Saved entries
# chlhnu/DOT-SOCP

Measured on AMD Instinct MI355X. Metric: ADMM iters/sec on NxNxT dot2d staggered grid at 1/2/4/8 MI355X, higher is better.
Workload: dtype f64

## Files before the change

dot-socp_amd/capi.py:

```python
import ctypes
import os

import numpy as np

_HERE = os.path.dirname(os.path.abspath(__file__))
LIB_PATH = os.path.join(_HERE, "lib", "libdotsocp.so")

i64 = ctypes.c_longlong
dbl = ctypes.c_double
vp = ctypes.c_void_p


class DotsocpError(RuntimeError):
    def __init__(self, code, msg):
        super().__init__(f"libdotsocp error {code}: {msg}")
        self.code = code


class Problem(ctypes.Structure):
    _fields_ = [("dim", ctypes.c_int), ("weighted", ctypes.c_int),
                ("ny", i64), ("nx", i64), ("nt", i64),
                ("D", dbl), ("E", dbl), ("cScale", dbl), ("dScale", dbl),
                ("normc", dbl), ("normd", dbl)]

# ... 30 lines not shown
    "dotsocp_bfd_conj1d": (ctypes.c_int, [vp, vp, i64, i64, dbl]),
    "dotsocp_oper_poisson": (ctypes.c_int, [vp, vp, i64, i64, i64, dbl]),
    "dotsocp_dctn": (ctypes.c_int, [vp, i64, i64, i64, ctypes.c_int]),
    "dotsocp_proj_soc_dev": (ctypes.c_int, [vp, vp, i64, i64, vp]),
    "dotsocp_bfd_dev": (ctypes.c_int, [vp, vp, i64, i64, i64, dbl, dbl, vp]),
    "dotsocp_bfd_conj_dev": (ctypes.c_int, [vp, vp, i64, i64, i64, dbl, vp]),
    "dotsocp_create": (vp, [ctypes.POINTER(Problem), ctypes.c_int, ctypes.c_int]),
    "dotsocp_create_multi": (vp, [ctypes.POINTER(Problem), ctypes.c_int, ctypes.c_int]),
    "dotsocp_destroy": (None, [vp]),
    "dotsocp_rccl_unique_id": (ctypes.c_int, [vp]),
    "dotsocp_attach_rccl": (ctypes.c_int, [vp, vp, ctypes.c_int, ctypes.c_int]),
    "dotsocp_slab_range": (ctypes.c_int, [i64, ctypes.c_int, ctypes.c_int, ctypes.POINTER(i64), ctypes.POINTER(i64)]),
    "dotsocp_field_len": (i64, [ctypes.POINTER(Problem), ctypes.c_int]),
    "dotsocp_dct_algorithm": (ctypes.c_int, [i64]),
    "dotsocp_tsolve_tri_safe": (ctypes.c_int, [i64, i64, i64]),
    "dotsocp_cone_writes_beta": (ctypes.c_int, [i64, dbl, i64, ctypes.c_int, ctypes.c_int, ctypes.c_int, dbl, dbl]),
    "dotsocp_rescale_due": (ctypes.c_int, [i64, ctypes.c_int, dbl, dbl]),
    "dotsocp_qcone_form": (ctypes.c_int, [i64, dbl, i64, ctypes.c_int, ctypes.c_int, ctypes.c_int, ctypes.c_int, dbl, dbl]),
    "dotsocp_release_cache": (i64, []),
    "dotsocp_upload": (ctypes.c_int, [vp, ctypes.c_int, vp]),
    "dotsocp_upload_layers": (ctypes.c_int, [vp, ctypes.c_int, vp, i64, i64]),
    "dotsocp_download": (ctypes.c_int, [vp, ctypes.c_int, vp]),
    "dotsocp_begin": (ctypes.c_int, [vp, ctypes.POINTER(Opts)]),
    "dotsocp_begin_method": (ctypes.c_int, [vp, ctypes.POINTER(Opts), ctypes.c_int, ctypes.POINTER(AccOpts)]),
    "dotsocp_run": (ctypes.c_int, [vp, i64, ctypes.POINTER(i64)]),
    "dotsocp_recover_outputs": (ctypes.c_int, [vp, vp, vp, vp, vp, vp, vp, vp, vp]),
    "dotsocp_jump_next_level": (ctypes.c_int, [vp, vp]),
    "dotsocp_finish": (ctypes.c_int, [vp, ctypes.POINTER(Result)]),
    "dotsocp_get_history": (ctypes.c_int, [vp, vp, vp, vp, vp]),
    "dotsocp_set_profiling": (ctypes.c_int, [vp, ctypes.c_int]),
# ... 76 lines not shown
```

dot-socp_amd/csrc/capi.hip:

```cpp
#include <cstring>
#include <new>

#include "comm.h"
#include "solver.h"

using namespace dotsocp;

namespace dotsocp {
extern thread_local std::string g_last_error;
int dotsocp_slab_range_impl(i64 nt, int world, int rank, i64 *t0, i64 *t1);
}

struct dotsocp_ctx {
    Solver s;
};

static int require_device() {
    int n = 0;
    if (hipGetDeviceCount(&n) != hipSuccess || n <= 0) {
        set_error("no HIP device available (libdotsocp has no CPU fallback)");
        return DOTSOCP_ENODEVICE;
    }
    return 0;
}
// ... 178 lines not shown
    DS_CHECK(pl.make(ny, nx, nt));
    const double pi = 3.14159265358979323846;
    auto table = [&](DevBuf &d, i64 m) -> int {
        std::vector<double> t((size_t)m);
        for (i64 k = 0; k < m; ++k) t[k] = (2.0 * (double)(m - 1) * (double)(m - 1)) * (1.0 - cos(pi * (double)k / (double)m));
        DS_CHECK(d.alloc(m));
        DS_HIP(hipMemcpy(d.p, t.data(), sizeof(double) * m, hipMemcpyHostToDevice));
        return 0;
    };
    DS_CHECK(table(cy, ny));
    DS_CHECK(table(cx, nx));
    DS_CHECK(table(ct, nt));
    DS_HIP(hipMemcpy(da.p, rhs, sizeof(double) * n, hipMemcpyHostToDevice));
    Grid g;
    g.set(ny, nx, nt, 0, nt);
    DS_CHECK(launch_dct_axis(pl.py, da.p, db.p, ny, nx, nt, 0, 0, nullptr));
    DS_CHECK(launch_dct_axis(pl.px, db.p, da.p, ny, nx, nt, 1, 0, nullptr));
    DS_CHECK(launch_poisson_t_single(pl.pt, g, kernelScale, cy.p, cx.p, ct.p, da.p, db.p, 0, nullptr, tsolve_tri_allowed()));
    DS_CHECK(launch_dct_axis(pl.px, da.p, db.p, ny, nx, nt, 1, 1, nullptr));
    DS_CHECK(launch_dct_axis(pl.py, db.p, da.p, ny, nx, nt, 0, 1, nullptr));
    DS_HIP(hipDeviceSynchronize());
    DS_HIP(hipMemcpy(res, da.p, sizeof(double) * n, hipMemcpyDeviceToHost));
    return 0;
}

dotsocp_ctx *dotsocp_create(const dotsocp_problem *prob, int device, int nslabs) {
    dotsocp_ctx *c = new (std::nothrow) dotsocp_ctx();
    if (!c) { set_error("out of host memory"); return nullptr; }
    if (c->s.init(prob, device, nslabs) != 0) {
        delete c;
        return nullptr;
    }
    return c;
}

// ... 26 lines not shown
}

int dotsocp_attach_rccl(dotsocp_ctx *ctx, const unsigned char id[128], int rank, int world) {
    if (!ctx) { set_error("ctx is NULL"); return DOTSOCP_EINVAL; }
    return ctx->s.attach_rccl(id, rank, world);
}

#define CTX_OR_FAIL()                                      \
    do {                                                   \
        if (!ctx) { set_error("ctx is NULL"); return DOTSOCP_EINVAL; } \
        (void)hipGetLastError();    \
    } while (0)

int dotsocp_dct_algorithm(dotsocp_i64 n) { return dct_choose_algorithm(n); }
int dotsocp_tsolve_tri_safe(dotsocp_i64 ny, dotsocp_i64 nx, dotsocp_i64 nt) { return tsolve_tri_safe(ny, nx, nt) ? 1 : 0; }

int dotsocp_cone_writes_beta(dotsocp_i64 it, double last_sigma_it, dotsocp_i64 maxit, int check_step_by_step,
                             int last_of_run, int rescale, double maxFeas, double relGap) {
    return cone_writes_beta(it, last_sigma_it, maxit, check_step_by_step != 0, last_of_run != 0, rescale, maxFeas, relGap) ? 1 : 0;
}
int dotsocp_rescale_due(dotsocp_i64 it, int rescale, double maxFeas, double relGap) {
    return rescale_due(it, rescale, maxFeas, relGap) ? 1 : 0;
}
int dotsocp_qcone_form(dotsocp_i64 it, double last_sigma_it, dotsocp_i64 maxit, int check_step_by_step, int last_of_run,
                       int next_last_of_run, int rescale, double maxFeas, double relGap) {
    return qcone_form(it, last_sigma_it, maxit, check_step_by_step != 0, last_of_run != 0, next_last_of_run != 0, rescale,
                      maxFeas, relGap);
}

dotsocp_i64 dotsocp_field_len(const dotsocp_problem *p, int field) {
// ... 94 lines not shown
```

dot-socp_amd/csrc/dct.hip:

```cpp
#include "cdft.h"
#include "dct_families.h"
#include "fft_lds.h"
#include "kernels.h"
#include "pfa.h"

#include <cstdlib>
#include <cstring>

namespace dotsocp {

#define CDFT_DEFAULT_MIN 500

int dct_choose_algorithm(i64 n) {
    static const bool pfa_on = !(getenv("DOTSOCP_PFA") && atoi(getenv("DOTSOCP_PFA")) == 0);
    static const bool cdft_on = !(getenv("DOTSOCP_CDFT") && atoi(getenv("DOTSOCP_CDFT")) == 0);
    static const i64 nb = [] {
        const char *e = getenv("DOTSOCP_CDFT_MIN");
        const i64 v = e ? atoll(e) : CDFT_DEFAULT_MIN;
        return v < 48 ? (i64)48 : v;
    }();
    if (n <= 1) return DCT_ALG_NONE;
    if ((n & (n - 1)) == 0) return DCT_ALG_FFT;
    if (pfa_supported(n)) return pfa_on ? DCT_ALG_PFA : DCT_ALG_DENSE;
    if (cdft_on && n == 257) return DCT_ALG_RADER;
// ... 164 lines not shown
    return !(e && strcmp(e, "dct") == 0);
}

int launch_poisson_t_single(const DctPlan *pt, const Grid &g, double kscale, const double *cy, const double *cx,
                            const double *ct, double *p, double *p2, i64 pitch0, hipStream_t st, bool allow_tri) {
    const i64 ny = g.ny, nx = g.nx, nt = g.nt;
    if (allow_tri && tsolve_tri_preferred(nt, dct_plan_is_pow2(pt), g.plane) && tsolve_tri_safe(ny, nx, nt))
        return launch_tsolve_tri(g, nt, kscale, cy, cx, p, st);
    if (dct_plan_has_tsolve(pt))
        return launch_dct_t_solve(pt, p, p, ny, ny * nx, 0, ny * nx, nt, kscale, cy, cx, ct, st, pitch0);
    DS_CHECK(launch_dct_axis(pt, p, p2, ny, nx, nt, 2, 0, st, pitch0));
    DS_CHECK(launch_spectral_divide(p2, ny, nt, 0, nx, kscale, cy, cx, ct, st, pitch0));
    return launch_dct_axis(pt, p2, p, ny, nx, nt, 2, 1, st, pitch0);
}

}
```

dot-socp_amd/csrc/dct_families.h:

```cpp
#pragma once
#include "common.h"

namespace dotsocp {

struct LineMap;
struct Pow2Plan;
struct DensePlan;

#define DCT_THREADS 256

Pow2Plan *pow2_plan_create(i64 n);
void pow2_plan_destroy(Pow2Plan *p);
int pow2_launch_axis0(const Pow2Plan *p, const double *src, double *dst, const LineMap &map, int inverse, hipStream_t st);
int pow2_launch_strided(const Pow2Plan *p, const double *src, double *dst, const LineMap &map, int inverse, hipStream_t st);
int pow2_launch_tsolve(const Pow2Plan *p, const double *src, double *dst, i64 ny, i64 nplane, i64 line0, i64 nl,
                       double kscale, const double *cy, const double *cx, const double *ct, hipStream_t st, i64 pitch0);

DensePlan *dense_plan_create(i64 n);
void dense_plan_destroy(DensePlan *p);
int dense_launch(const DensePlan *p, const double *src, double *dst, const LineMap &map, bool axis0, int inverse,
                 hipStream_t st);

}
```

dot-socp_amd/csrc/dct_pow2.hip:

```cpp
#include "dct_families.h"
#include "device_utils.h"
#include "fft_lds.h"
#include "kernels.h"

#include <cmath>
#include <cstdint>
#include <cstdlib>
#include <type_traits>
#include <utility>
#include <vector>

namespace dotsocp {

struct Pow2Plan {
    i64 n;
    int lg;
    double2 *tw;
    double2 *ww;
};

Pow2Plan *pow2_plan_create(i64 n) {
    Pow2Plan *p = new Pow2Plan();
    p->n = n;
    p->lg = 0;
// ... 556 lines not shown
                Bv = make_double2(p0.y, p1.y);
            } else {
                const double2 v0 = r[padi(bitrev(j0, LG))], v1 = r[padi(bitrev(n - 1 - j0, LG))];
                Av = make_double2(v0.x, v1.x);
                Bv = make_double2(v0.y, v1.y);
            }
            *(double2 *)(out + (2 * rr) * ls + 2 * j0) = Av;
            *(double2 *)(out + (2 * rr + 1) * ls + 2 * j0) = Bv;
        }
        if (tile + stride < nTiles) asm volatile("s_waitcnt vmcnt(%0)" ::"i"(PIPE_NS) : "memory");
        lds_barrier();
        if (tile + 2 * stride < nTiles) dma(tile + 2 * stride, b);
    }
}

template <int MODE , int LG>
__global__ void __launch_bounds__(PIPE_THREADS) k_dct_strided_pipe(const double *__restrict__ src, double *__restrict__ dst,
                                                                    LineMap map, int nTiles, const double2 *__restrict__ tw,
                                                                    const double2 *__restrict__ ww) {
    extern __shared__ double2 lds[];
    constexpr int n = 1 << LG;
    constexpr int lrows = PIPE_LG_CPLX - LG;
    constexpr int NP = 1 << lrows;
    constexpr int BUF = 1 << PIPE_LG_CPLX;
    constexpr bool BIG = LG > 10;
    constexpr int NTW = BIG ? (n >> 2) : (n >> 1), NWW = BIG ? (n >> 1) + 1 : n;
    double2 *twS = lds + 2 * BUF, *wwS = twS + NTW;
    const int tid = threadIdx.x, lane = tid & 63;
    const int wave = __builtin_amdgcn_readfirstlane(tid >> 6);
    for (int i = tid; i < NTW; i += PIPE_THREADS) twS[i] = tw[i];
// ... 429 lines not shown
        for_const<0, 1>(inverse ? 1 : 0, [&](auto i) {
            DS_KLAUNCH(k_dct_axis0_wg<decltype(i)::value != 0>, dim3(wblocks), dim3(DCT_WG_THREADS), lds, st, src, dst,
                       map.nLines, map.outerStride, lg, lrows, tw, ww);
        });
        DS_HIP(hipGetLastError());
        return 0;
    }
    for_const<0, 1>(inverse ? 1 : 0, [&](auto i) {
        DS_KLAUNCH(k_dct_axis0<decltype(i)::value != 0>, dim3(blocks), dim3(DCT_THREADS), lds, st, src, dst, map.nLines,
                   map.outerStride, lg, lrw, tw, ww);
    });
    DS_HIP(hipGetLastError());
    return 0;
}

}
```
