template <typename T>
int launch_mfma_t(gh_ctx* ctx, const gh_gmm* g, gh_batch* b, const T* Apk, const T* Cpk, const int32_t* st_lo,
                  const int32_t* st_hi, const T* cen, const int64_t* rng_off, const gh_loglik_plan* plan) {
    const int64_t N = b->N;
    if (N == 0) return GH_OK;
    const int KS = g->KP / 2;
    const int M_pad = g->M_pad, n_tiles = g->n_tiles, S = g->S;
    int chunk_tiles, SC;
    chunk_shape(g, &chunk_tiles, &SC);
    size_t lds = ((size_t)32 * std::max(std::min(SC, S), g->D) + 64) * sizeof(T);
    lds = (lds + 15) & ~size_t(15);
    const int tab_off = (int)lds;
    if (sizeof(T) == 8 && M_pad != 1) lds += 384 * sizeof(double);
    const double* tables = ctx->d_fp64_tables;
    const T inf_below = (ctx->compat & 1) ? (T)(-745.1332191019412 * (sizeof(T) == 8 ? GH_LSE_SCALE64 : GH_LSE_SCALE32)) : Dom<T>::off_test;
    gh_loglik_blk* d_blk = nullptr;
    int64_t n_blk = 0;
    int max_tiles = n_tiles;
    if (plan) {
        d_blk = static_cast<gh_loglik_blk*>(plan->d_blk);
        n_blk = plan->n_blk;
        max_tiles = plan->max_tiles;
        if (n_blk == 0) return GH_OK;
    } else if (st_lo) {
        std::vector<gh_loglik_blk> tabv;
        int rc = build_blk_table(g, b, SC, st_lo, st_hi, rng_off, tabv, &max_tiles);
        if (rc) return rc;
        n_blk = (int64_t)tabv.size();
        if (n_blk == 0) return GH_OK;
        void* base;
        rc = gh_scratch(ctx, tabv.size() * sizeof(gh_loglik_blk), &base);
        if (rc) return rc;
        d_blk = static_cast<gh_loglik_blk*>(base);
        GH_HIP(hipMemcpyAsync(d_blk, tabv.data(), tabv.size() * sizeof(gh_loglik_blk), hipMemcpyHostToDevice, ctx->stream));
        GH_HIP(hipStreamSynchronize(ctx->stream));
    }
    const bool subset = plan || st_lo;
    const int64_t n_blocks = subset ? n_blk : (N + 31) / 32;
    const int per_block = std::max(1, max_tiles * KS * 2);
    int bpw = (int)std::max<int64_t>(1, std::min<int64_t>(8, (512 + per_block - 1) / per_block));
    if (const char* e = getenv("GMMHMM_LOGLIK_BPW")) bpw = std::max(1, std::min(16, atoi(e)));
    if (subset) bpw = std::max(bpw, 2);
    const unsigned grid = (unsigned)((n_blocks + bpw - 1) / bpw);
    const T* X = static_cast<const T*>(b->feats);
    T* out = static_cast<T*>(b->nll);
    const bool fe = sizeof(T) == 8 && (ctx->compat & 2) && M_pad >= 4;
#define GH_MF_LAUNCH(ks, mp)                                                                                             \
    do {                                                                                                                 \
        if (fe && sizeof(T) == 8 && mp >= 4) {                                                                           \
            if (bpw > 1)                                                                                                 \
                hipLaunchKernelGGL((loglik_mfma_kernel<T, ks, mp, true, (sizeof(T) == 8 && mp >= 4)>), dim3(grid), dim3(64), lds, ctx->stream, X, N, g->D, \
                                   Apk, Cpk, n_tiles, S, M_pad, chunk_tiles, tables, tab_off, out, bpw, d_blk, n_blk, cen, inf_below); \
            else                                                                                                         \
                hipLaunchKernelGGL((loglik_mfma_kernel<T, ks, mp, false, (sizeof(T) == 8 && mp >= 4)>), dim3(grid), dim3(64), lds, ctx->stream, X, N, g->D, \
                                   Apk, Cpk, n_tiles, S, M_pad, chunk_tiles, tables, tab_off, out, bpw, d_blk, n_blk, cen, inf_below); \
        } else if (bpw > 1)                                                                                                     \
            hipLaunchKernelGGL((loglik_mfma_kernel<T, ks, mp, true>), dim3(grid), dim3(64), lds, ctx->stream, X, N, g->D, \
                               Apk, Cpk, n_tiles, S, M_pad, chunk_tiles, tables, tab_off, out, bpw, d_blk, n_blk, cen, inf_below); \
        else                                                                                                             \
            hipLaunchKernelGGL((loglik_mfma_kernel<T, ks, mp, false>), dim3(grid), dim3(64), lds, ctx->stream, X, N, g->D, \
                               Apk, Cpk, n_tiles, S, M_pad, chunk_tiles, tables, tab_off, out, bpw, d_blk, n_blk, cen, inf_below); \
    } while (0)
#define GH_MF_CASE(ks)                                   \
    case ks:                                             \
        switch (M_pad) {                                 \
            case 1: GH_MF_LAUNCH(ks, 1); break;          \
            case 2: GH_MF_LAUNCH(ks, 2); break;          \
            case 4: GH_MF_LAUNCH(ks, 4); break;          \
            case 8: GH_MF_LAUNCH(ks, 8); break;          \
            case 16: GH_MF_LAUNCH(ks, 16); break;        \
            default: GH_MF_LAUNCH(ks, 32); break;        \
        }                                                \
        break;
    switch (KS) {
        GH_MF_CASE(2)
        GH_MF_CASE(4)
        GH_MF_CASE(8)
        GH_MF_CASE(12)
        GH_MF_CASE(20)
        GH_MF_CASE(24)
        GH_MF_CASE(32)
        default:
            return 1;
    }
#undef GH_MF_CASE
#undef GH_MF_LAUNCH
    GH_HIP(hipGetLastError());
    return GH_OK;
}

}

int gh_launch_loglik_mfma(gh_ctx* ctx, const gh_gmm* g, gh_batch* b, const int32_t* st_lo, const int32_t* st_hi,
                          const int64_t* rng_off, const gh_loglik_plan* plan) {
    if (!g->dApk64) return 1;
    b->nll_serial = g->serial;
    if (b->dtype == GH_F64) return launch_mfma_t<double>(ctx, g, b, g->dApk64, g->dCpk64, st_lo, st_hi, nullptr, rng_off, plan);
    return launch_mfma_t<float>(ctx, g, b, g->dApk32, g->dCpk32, st_lo, st_hi, g->dCen32, rng_off, plan);
}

## Your task
Which lines in the records contain the word "getenv"? Copy each one.

## Response to this exercise
    static const bool pfa_on = !(getenv("DOTSOCP_PFA") && atoi(getenv("DOTSOCP_PFA")) == 0);
    static const bool cdft_on = !(getenv("DOTSOCP_CDFT") && atoi(getenv("DOTSOCP_CDFT")) == 0);
        const char *e = getenv("DOTSOCP_CDFT_MIN");
    if (const char* e = getenv("GMMHMM_LOGLIK_BPW")) bpw = std::max(1, std::min(16, atoi(e)));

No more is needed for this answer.